═══ PROVIDED MATERIAL ═══
static void conv_bind_weights(Ctx* c, ConvLayer& L, bool split, bool generic, int* flags, ConvArgs& a)
{
    a.w = L.d_w; a.K = L.k * L.k * L.cin; a.bias = L.d_bias; a.gamma = L.d_gamma; a.beta = L.d_beta;
    a.frag = nullptr; a.wsplit = nullptr; a.out_scale = 0.0f; a.flags = nullptr;
    if (!generic && L.cin == 32 && L.cout == 32 && L.k == 3) {
        if (!conv_is_c32(a)) return;
        if (!L.d_frag) {
            HIP_CHECK(hipMalloc(&L.d_frag, 144 * 64 * sizeof(float)));
            hipLaunchKernelGGL(conv_frag_k, dim3(144), dim3(64), 0, c->stream, L.d_w, 288, L.d_frag);
        }
        a.frag = L.d_frag;
        return;
    }
    if (!split) return;
    if (!L.d_wsplit) {
        const int Kpad = (L.k * L.k * L.cin + 31) / 32 * 32;
        const int total = L.cout * Kpad;
        HIP_CHECK(hipMalloc(&L.d_wsplit, (size_t)total * 2 * sizeof(_Float16)));
        hipLaunchKernelGGL(conv_wsplit_k, dim3((unsigned)((total + 255) / 256)), dim3(256), 0, c->stream, L.d_w, total, L.w_exp,
                           reinterpret_cast<_Float16*>(L.d_wsplit));
    }
// ... 92 lines not shown
    c->s_act1.ensure(big * sizeof(float));
    c->s_act2.ensure((size_t)cap * hp * hp * 32 * sizeof(float) + (size_t)cap * 128 * sizeof(float));
    PVF_REQUIRE(!tap || n <= MAXB, "embedder stage access: at most 4096 faces");
    auto tapped = [&](int stage, const float* d, int B, int H, int W, int C) {
        if (tap && tap->stage == stage && tap->h_out)
            HIP_CHECK(hipMemcpyAsync(tap->h_out, d, (size_t)B * H * W * C * sizeof(float), hipMemcpyDeviceToHost, c->stream));
    };
    for (int b0 = 0; b0 < n; b0 += MAXB) {
        const int B = std::min(MAXB, n - b0);
        ProfScope ps(c, "conv");
        float* x = c->s_act0.as<float>();
        float* y = c->s_act1.as<float>();
        float* z = c->s_act2.as<float>();
        const ConvLayer& L0 = e.convs[0];
        PVF_REQUIRE(S == 150 && L0.cout == 32 && L0.k == 7 && h1 == 72, "stem kernel: 150 x 150 chips, 7 x 7 stride 2, 32 channels");
        if (!c->emb.d_stem) {
            HIP_CHECK(hipMalloc(&c->emb.d_stem, STEM_NP * 64 * sizeof(float)));
            hipLaunchKernelGGL(stem_frag_k, dim3(STEM_NP), dim3(64), 0, c->stream, L0.d_w, c->emb.d_stem);
        }
        hipLaunchKernelGGL(stem_conv_k, dim3(h1 / STEM_ROWS, B), dim3(192), 0, c->stream, d_chips + (size_t)b0 * S * S * 3, B, c->emb.d_stem,
                           L0.d_bias, L0.d_gamma, L0.d_beta, y);
        tapped(0, y, B, h1, h1, 32);
        ConvArgs a;
        const size_t npool = (size_t)B * hp * hp * 32;
        hipLaunchKernelGGL(maxpool3s2_k, dim3((unsigned)((npool + 255) / 256)), dim3(256), 0, c->stream, y, B, h1, h1, 32, z, hp, hp);
        tapped(1, z, B, hp, hp, 32);
        float* cur = z; float* t1 = x; float* t2 = y;
        int H = hp;
        int* flags = nullptr;
        if (split) {
            flags = c->s_emb_flags.as<int>();
            HIP_CHECK(hipMemsetAsync(flags, 0, (size_t)B * sizeof(int), c->stream));
        }
        for (int u = 0; u < 14; ++u) {
            const int cin = UN[u][0], nn = UN[u][1], down = UN[u][2];
            ConvLayer& La = c->emb.convs[1 + 2 * u];
            ConvLayer& Lb = c->emb.convs[2 + 2 * u];
            const int stride = down ? 2 : 1, pad = down ? 0 : 1;
            const auto [ah, sh, oh] = unit_dims(u, H);
            memset(&a, 0, sizeof a);
            a.in = cur; a.B = B; a.H = H; a.W = H; a.Cin = cin;
            a.out = t1; a.OH = ah; a.OW = ah; a.Cout = nn; a.AH = ah; a.AW = ah; a.ksz = 3; a.stride = stride; a.pad = pad; a.skip_mode = 0;
            conv_bind_weights(c, La, split, false, flags, a);
            launch_conv(c, a);
            tapped(2 + 2 * u, t1, B, ah, ah, nn);
            memset(&a, 0, sizeof a);
            a.in = t1; a.B = B; a.H = ah; a.W = ah; a.Cin = nn;
            a.out = t2; a.OH = oh; a.OW = oh; a.Cout = nn; a.AH = ah; a.AW = ah; a.ksz = 3; a.stride = 1; a.pad = 1;
            a.skip_mode = down ? 2 : 1; a.skip = cur; a.XH = H; a.XW = H; a.XC = cin; a.SH = sh; a.SW = sh;
            conv_bind_weights(c, Lb, split, false, flags, a);
            launch_conv(c, a);
            tapped(3 + 2 * u, t2, B, oh, oh, nn);
            float* old = cur; cur = t2; t2 = old;
            H = oh;
        }
        float* d_out = reinterpret_cast<float*>(c->s_act2.as<uint8_t>() + (size_t)cap * hp * hp * 32 * sizeof(float));
        hipLaunchKernelGGL(head_k, dim3(B), dim3(256), 0, c->stream, cur, H * H, e.d_fc, d_out);
        HIP_CHECK(hipGetLastError());
        HIP_CHECK(hipMemcpyAsync(h_out + (size_t)b0 * 128, d_out, (size_t)B * 128 * sizeof(float), hipMemcpyDeviceToHost, c->stream));
        if (split) HIP_CHECK(hipMemcpyAsync(h_flags + b0, flags, (size_t)B * sizeof(int), hipMemcpyDeviceToHost, c->stream));
    }
    HIP_CHECK(hipStreamSynchronize(c->stream));
}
═══
TASK TO CARRY OUT: Whatever the number of entries above, each one is to be copied exactly.

YOUR SOLUTION:
static void conv_bind_weights(Ctx* c, ConvLayer& L, bool split, bool generic, int* flags, ConvArgs& a)
{
    a.w = L.d_w; a.K = L.k * L.k * L.cin; a.bias = L.d_bias; a.gamma = L.d_gamma; a.beta = L.d_beta;
    a.frag = nullptr; a.wsplit = nullptr; a.out_scale = 0.0f; a.flags = nullptr;
    if (!generic && L.cin == 32 && L.cout == 32 && L.k == 3) {
        if (!conv_is_c32(a)) return;
        if (!L.d_frag) {
            HIP_CHECK(hipMalloc(&L.d_frag, 144 * 64 * sizeof(float)));
            hipLaunchKernelGGL(conv_frag_k, dim3(144), dim3(64), 0, c->stream, L.d_w, 288, L.d_frag);
        }
        a.frag = L.d_frag;
        return;
    }
    if (!split) return;
    if (!L.d_wsplit) {
        const int Kpad = (L.k * L.k * L.cin + 31) / 32 * 32;
        const int total = L.cout * Kpad;
        HIP_CHECK(hipMalloc(&L.d_wsplit, (size_t)total * 2 * sizeof(_Float16)));
        hipLaunchKernelGGL(conv_wsplit_k, dim3((unsigned)((total + 255) / 256)), dim3(256), 0, c->stream, L.d_w, total, L.w_exp,
                           reinterpret_cast<_Float16*>(L.d_wsplit));
    }
// ... 92 lines not shown
    c->s_act1.ensure(big * sizeof(float));
    c->s_act2.ensure((size_t)cap * hp * hp * 32 * sizeof(float) + (size_t)cap * 128 * sizeof(float));
    PVF_REQUIRE(!tap || n <= MAXB, "embedder stage access: at most 4096 faces");
    auto tapped = [&](int stage, const float* d, int B, int H, int W, int C) {
        if (tap && tap->stage == stage && tap->h_out)
            HIP_CHECK(hipMemcpyAsync(tap->h_out, d, (size_t)B * H * W * C * sizeof(float), hipMemcpyDeviceToHost, c->stream));
    };
    for (int b0 = 0; b0 < n; b0 += MAXB) {
        const int B = std::min(MAXB, n - b0);
        ProfScope ps(c, "conv");
        float* x = c->s_act0.as<float>();
        float* y = c->s_act1.as<float>();
        float* z = c->s_act2.as<float>();
        const ConvLayer& L0 = e.convs[0];
        PVF_REQUIRE(S == 150 && L0.cout == 32 && L0.k == 7 && h1 == 72, "stem kernel: 150 x 150 chips, 7 x 7 stride 2, 32 channels");
        if (!c->emb.d_stem) {
            HIP_CHECK(hipMalloc(&c->emb.d_stem, STEM_NP * 64 * sizeof(float)));
            hipLaunchKernelGGL(stem_frag_k, dim3(STEM_NP), dim3(64), 0, c->stream, L0.d_w, c->emb.d_stem);
        }
        hipLaunchKernelGGL(stem_conv_k, dim3(h1 / STEM_ROWS, B), dim3(192), 0, c->stream, d_chips + (size_t)b0 * S * S * 3, B, c->emb.d_stem,
                           L0.d_bias, L0.d_gamma, L0.d_beta, y);
        tapped(0, y, B, h1, h1, 32);
        ConvArgs a;
        const size_t npool = (size_t)B * hp * hp * 32;
        hipLaunchKernelGGL(maxpool3s2_k, dim3((unsigned)((npool + 255) / 256)), dim3(256), 0, c->stream, y, B, h1, h1, 32, z, hp, hp);
        tapped(1, z, B, hp, hp, 32);
        float* cur = z; float* t1 = x; float* t2 = y;
        int H = hp;
        int* flags = nullptr;
        if (split) {
            flags = c->s_emb_flags.as<int>();
            HIP_CHECK(hipMemsetAsync(flags, 0, (size_t)B * sizeof(int), c->stream));
        }
        for (int u = 0; u < 14; ++u) {
            const int cin = UN[u][0], nn = UN[u][1], down = UN[u][2];
            ConvLayer& La = c->emb.convs[1 + 2 * u];
            ConvLayer& Lb = c->emb.convs[2 + 2 * u];
            const int stride = down ? 2 : 1, pad = down ? 0 : 1;
            const auto [ah, sh, oh] = unit_dims(u, H);
            memset(&a, 0, sizeof a);
            a.in = cur; a.B = B; a.H = H; a.W = H; a.Cin = cin;
            a.out = t1; a.OH = ah; a.OW = ah; a.Cout = nn; a.AH = ah; a.AW = ah; a.ksz = 3; a.stride = stride; a.pad = pad; a.skip_mode = 0;
            conv_bind_weights(c, La, split, false, flags, a);
            launch_conv(c, a);
            tapped(2 + 2 * u, t1, B, ah, ah, nn);
            memset(&a, 0, sizeof a);
            a.in = t1; a.B = B; a.H = ah; a.W = ah; a.Cin = nn;
            a.out = t2; a.OH = oh; a.OW = oh; a.Cout = nn; a.AH = ah; a.AW = ah; a.ksz = 3; a.stride = 1; a.pad = 1;
            a.skip_mode = down ? 2 : 1; a.skip = cur; a.XH = H; a.XW = H; a.XC = cin; a.SH = sh; a.SW = sh;
            conv_bind_weights(c, Lb, split, false, flags, a);
            launch_conv(c, a);
            tapped(3 + 2 * u, t2, B, oh, oh, nn);
            float* old = cur; cur = t2; t2 = old;
            H = oh;
        }
        float* d_out = reinterpret_cast<float*>(c->s_act2.as<uint8_t>() + (size_t)cap * hp * hp * 32 * sizeof(float));
        hipLaunchKernelGGL(head_k, dim3(B), dim3(256), 0, c->stream, cur, H * H, e.d_fc, d_out);
        HIP_CHECK(hipGetLastError());
        HIP_CHECK(hipMemcpyAsync(h_out + (size_t)b0 * 128, d_out, (size_t)B * 128 * sizeof(float), hipMemcpyDeviceToHost, c->stream));
        if (split) HIP_CHECK(hipMemcpyAsync(h_flags + b0, flags, (size_t)B * sizeof(int), hipMemcpyDeviceToHost, c->stream));
    }
    HIP_CHECK(hipStreamSynchronize(c->stream));
}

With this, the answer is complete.